-- Dataset records --
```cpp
static std::vector<vdn_multifab *> g_temp_mfs;
void arena_reset() {
  dbg_sync(16);
  for (vdn_multifab *m : g_temp_mfs) delete m;
  g_temp_mfs.clear();
  if (sw().arena_poison && g_ctx.arena && g_ctx.arena_peak > 0) HIPCHK(hipMemsetAsync(g_ctx.arena, 0xFF, std::min(g_ctx.arena_peak + (size_t)(64 << 20), g_ctx.arena_bytes), g_ctx.stream));
  g_ctx.arena_off = 0;
  g_ctx.drop_step_caches();
}
// ... 141 lines not shown
extern char **environ;
static void env_warn_unknown() {
  static bool done = false;
  if (done) return;
  done = true;
  for (char **e = environ; e && *e; e++) {
    if (strncmp(*e, "VDN_", 4) != 0 || !strncmp(*e, "VDN_BENCH_", 10) || !strncmp(*e, "VDN_WORKER_", 11)) continue;
    const char *eq = strchr(*e, '=');
    const size_t len = eq ? (size_t)(eq - *e) : strlen(*e);
    bool known = false;
    for (const SwitchInfo &s : switch_table) if (strlen(s.name) == len && !strncmp(s.name, *e, len)) known = true;
    if (!strncmp(*e, "VDN_LIB_FLAVOUR", 15)) continue;
    if (!known) fprintf(stderr, "varden_amd: warning: environment variable %.*s is not a switch of this library (vdn_debug_switches lists them)\n", (int)len, *e);
#ifndef VDN_TESTING_BUILD
    else fprintf(stderr, "varden_amd: note: %.*s is set but this is the release build: launch-form switches are compiled out (libvarden_amd_testing.so reads them)\n", (int)len, *e);
#endif
  }
}
#ifdef VDN_TESTING_BUILD
unsigned nd_last_prolong_levels();
extern "C" unsigned vdn_nd_prolong_fused_levels(void) { return nd_last_prolong_levels(); }
unsigned nd_last_lds_levels();
extern "C" unsigned vdn_nd_lds_levels(void) { return nd_last_lds_levels(); }
#endif
extern "C" const char *vdn_debug_switches(void) {
  static std::string out;
#ifndef VDN_TESTING_BUILD
  if (out.empty()) out = "release build: the switches below are compiled out, every launch form is the default one (libvarden_amd_testing.so reads them)\n";
#endif
  if (out.find(std::string(switch_table[0].name) + " ") == std::string::npos) for (const SwitchInfo &s : switch_table) { const char *v = switch_raw(s); out += s.name; out += v ? std::string(" = ") + v : std::string(" (unset)"); out += ": "; out += s.doc; out += "\n"; }
  return out.c_str();
}

bool g_capturing_now();
__global__ void k_publish(double *host_view, const double *dev, int n, unsigned long long seq) {
  if ((int)threadIdx.x < n) host_view[threadIdx.x] = dev[threadIdx.x];
  __syncthreads();
  if (threadIdx.x == 0) { __threadfence_system(); *reinterpret_cast<volatile unsigned long long *>(host_view + 64) = seq; }
}
const double *read_scalars(const double *dev, int n) {
  VdnCtx &c = g_ctx;
  REQUIRE(n >= 1 && n <= 64, "read_scalars: 1..64 values");
  static unsigned long long seq = 0;
  const bool poll = sw().poll >= 0 ? sw().poll != 0 : c.nranks == 1;
  ++seq;
  dbg_sync(8);
// ... 750 lines not shown
```

Before: 688.1 million cells*steps/s.

## Run small multigrid tail V-cycles entirely in LDS for cell and node solvers

```diff
diff --git a/varden_amd/csrc/mg_cc.hip b/varden_amd/csrc/mg_cc.hip
--- a/varden_amd/csrc/mg_cc.hip
+++ b/varden_amd/csrc/mg_cc.hip
@@ -2,6 +2,7 @@
 #include "mg_stop.h"
 #include "krylov_wg.h"
 #include "krylov_grid.h"
+#include "tail_plan.h"
 #include <chrono>
 #include <tuple>
 #include <algorithm>
@@ -700,6 +701,115 @@
     if (l < T.nlev - 1) { wg_cc_up(T.L[l], T.L[l + 1]); wg_cc_gsrb(T.L[l], T.nu2, T.per); }
 }
 
+struct CcTailLdsArgs { CLev L[TAIL_MAX_LEVELS]; TailPlan P; int nu1, nu2, nbot, per[3]; };
+struct CcOwn {
+  double b[6], a0, rh, diag, res;
+  long gc;
+  int lc, rc, up;
+  int fine;
+  int colour, img;
+  bool ok;
+};
+DEVI void cct_enter(const CcTailLdsArgs &T, int l, CcOwn &o) {
+  const CLev &L = T.L[l]; const TailLevel &P = T.P.L[l];
+  int i, j, k;
+  o.ok = tail_owner(TAIL_CELLS, P.n, threadIdx.x, i, j, k, o.colour);
+  o.gc = cidx(L, i, j, k);
+  o.lc = P.phi + tail_index(P, i, j, k);
+  o.rc = T.P.res + i + P.n[0] * (j + P.n[1] * k);
+  o.up = l + 1 < T.P.nlev ? T.P.L[l + 1].phi + tail_index(T.P.L[l + 1], i >> 1, j >> 1, k >> 1) : 0;
+  o.fine = l > 0 ? T.P.res + 2 * i + T.P.L[l - 1].n[0] * (2 * j + T.P.L[l - 1].n[1] * 2 * k) : 0;
+  o.img = 0;
+  const int q[3] = { i, j, k };
+  for (int d = 0; d < 3; d++) if (T.per[d]) { if (q[d] == 0) o.img |= 1 << (2 * d); if (q[d] == P.n[d] - 1) o.img |= 2 << (2 * d); }
+  const long sy = L.PX, sz = (long)L.PX * L.PY;
+  for (int m = 0; m < 6; m++) o.b[m] = 0.0;
+  o.a0 = 0.0; o.rh = 0.0; o.res = 0.0;
+  if (o.ok) {
+    o.b[0] = L.b[0][o.gc]; o.b[1] = L.b[0][o.gc + 1];
+    o.b[2] = L.b[1][o.gc]; o.b[3] = L.b[1][o.gc + sy];
+    o.b[4] = L.b[2][o.gc]; o.b[5] = L.b[2][o.gc + sz];
+    if (L.alpha) o.a0 = L.alpha[o.gc];
+    if (l == 0) o.rh = L.rh[o.gc];
+  }
+  const double p[7] = { 0.0, 0.0, 0.0, 0.0, 0.0, 0.0, 0.0 };
+  double Ap; cc_apply_vals(L, p, o.b, o.a0, L.alpha != nullptr, Ap, o.diag);
+}
+DEVI double cct_apply(const CLev &L, const TailLevel &P, const double *lds, const CcOwn &o, double &p0) {
+  const int sy = P.e[0], sz = P.e[0] * P.e[1];
+  const double p[7] = { lds[o.lc], lds[o.lc - 1], lds[o.lc + 1], lds[o.lc - sy], lds[o.lc + sy], lds[o.lc - sz], lds[o.lc + sz] };
+  double Ap, diag; cc_apply_vals(L, p, o.b, o.a0, L.alpha != nullptr, Ap, diag);
+  p0 = p[0];
+  return Ap;
+}
+DEVI void cct_put(const TailLevel &P, double *lds, const CcOwn &o, double v) {
+  lds[o.lc] = v;
+  if (o.img) {
+    const int st[3] = { 1, P.e[0], P.e[0] * P.e[1] };
+    #pragma unroll
+    for (int d = 0; d < 3; d++) {
+      if (o.img & (1 << (2 * d))) lds[o.lc + P.n[d] * st[d]] = v;
+      if (o.img & (2 << (2 * d))) lds[o.lc - P.n[d] * st[d]] = v;
+    }
+  }
+}
+DEVI void cct_gsrb(const CLev &L, const TailLevel &P, double *lds, const CcOwn &o, int nsweeps) {
+  for (int s = 0; s < nsweeps; s++) for (int color = 0; color < 2; color++) {
+    if (o.ok && o.colour == color) {
+      double p0; const double Ap = cct_apply(L, P, lds, o, p0);
+      if (o.diag != 0.0) cct_put(P, lds, o, p0 + (o.rh - Ap) / o.diag);
+    }
+    __syncthreads();
+  }
+}
+__global__ void __launch_bounds__(TAIL_THREADS) kk_cc_tailcycle_lds(CcTailLdsArgs T) {
+  __shared__ double lds[TAIL_LDS_DOUBLES];
+  CcOwn o[TAIL_MAX_LEVELS];
+  #pragma unroll
+  for (int l = 0; l < TAIL_MAX_LEVELS; l++) if (l < T.P.nlev) cct_enter(T, l, o[l]);
+  {
+    const CLev &L = T.L[0]; const TailLevel &P = T.P.L[0];
+    for (int t = threadIdx.x; t < tail_array(P); t += TAIL_THREADS) {
+      int q[3] = { t % P.e[0] - 1, (t / P.e[0]) % P.e[1] - 1, t / (P.e[0] * P.e[1]) - 1 };
+      for (int d = 0; d < 3; d++) if (T.per[d]) { if (q[d] < 0) q[d] += P.n[d]; else if (q[d] >= P.n[d]) q[d] -= P.n[d]; }
+      lds[P.phi + t] = L.phi[cidx(L, q[0], q[1], q[2])];
+    }
+  }
+  __syncthreads();
+  #pragma unroll
+  for (int l = 0; l < TAIL_MAX_LEVELS - 1; l++)
+    if (l < T.P.nlev - 1) {
+      const CLev &L = T.L[l]; const TailLevel &P = T.P.L[l], &PC = T.P.L[l + 1];
+      cct_gsrb(L, P, lds, o[l], T.nu1);
+      if (o[l].ok) { double p0; o[l].res = o[l].rh - cct_apply(L, P, lds, o[l], p0); lds[o[l].rc] = o[l].res; }
+      for (int t = threadIdx.x; t < tail_array(PC); t += TAIL_THREADS) lds[PC.phi + t] = 0.0;
+      __syncthreads();
+      if (o[l + 1].ok) {
+        const double *r = lds; const int f = o[l + 1].fine, sy = P.n[0], sz = P.n[0] * P.n[1];
+        const double s = r[f] + r[f + 1] + r[f + sy] + r[f + sy + 1] + r[f + sz] + r[f + sz + 1] + r[f + sz + sy] + r[f + sz + sy + 1];
+        o[l + 1].rh = s * 0.125;
+      }
+      if (T.nu1 == 0) __syncthreads();
+    }
+  #pragma unroll
+  for (int l = 0; l < TAIL_MAX_LEVELS; l++)
+    if (l == T.P.nlev - 1) cct_gsrb(T.L[l], T.P.L[l], lds, o[l], T.nbot);
+  #pragma unroll
+  for (int l = TAIL_MAX_LEVELS - 2; l >= 0; l--)
+    if (l < T.P.nlev - 1) {
+      if (o[l].ok) cct_put(T.P.L[l], lds, o[l], lds[o[l].lc] + lds[o[l].up]);
+      __syncthreads();
+      cct_gsrb(T.L[l], T.P.L[l], lds, o[l], T.nu2);
+    }
+  #pragma unroll
+  for (int l = 0; l < TAIL_MAX_LEVELS; l++)
+    if (l < T.P.nlev && o[l].ok) {
+      T.L[l].phi[o[l].gc] = lds[o[l].lc];
+      if (l > 0) T.L[l].rh[o[l].gc] = o[l].rh;
+      if (l < T.P.nlev - 1) T.L[l].res[o[l].gc] = o[l].res;
+    }
+}
+
 constexpr int LT = 8;
 constexpr int LW = LT + 8;
 struct LdsCell { double b[6], rh, a0; };
@@ -1306,7 +1416,9 @@
   const int ns = std::max(ctx().prm.mg_nub, N * N);
   hipLaunchKernelGGL(kk_cc_bottom, dim3(1), dim3(1024), 0, ctx().stream, L, ns, M.per[0], M.per[1], M.per[2]);
 }
+static int g_cc_tail_form = 0;
 static bool cc_small_end(const CCMG &M, int dl, int tl) {
+  g_cc_tail_form = 0;
   if (!sw().mg_tailcycle) return false;
   static const long tail_cells = SMALL_LEVEL_CELLS;
   const vdn_params &P = ctx().prm;
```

-- The problem --
Only the lines with the string "name" are wanted; pick them out of the records above and copy them.

-- Task output --
    for (const SwitchInfo &s : switch_table) if (strlen(s.name) == len && !strncmp(s.name, *e, len)) known = true;
  if (out.find(std::string(switch_table[0].name) + " ") == std::string::npos) for (const SwitchInfo &s : switch_table) { const char *v = switch_raw(s); out += s.name; out += v ? std::string(" = ") + v : std::string(" (unset)"); out += ": "; out += s.doc; out += "\n"; }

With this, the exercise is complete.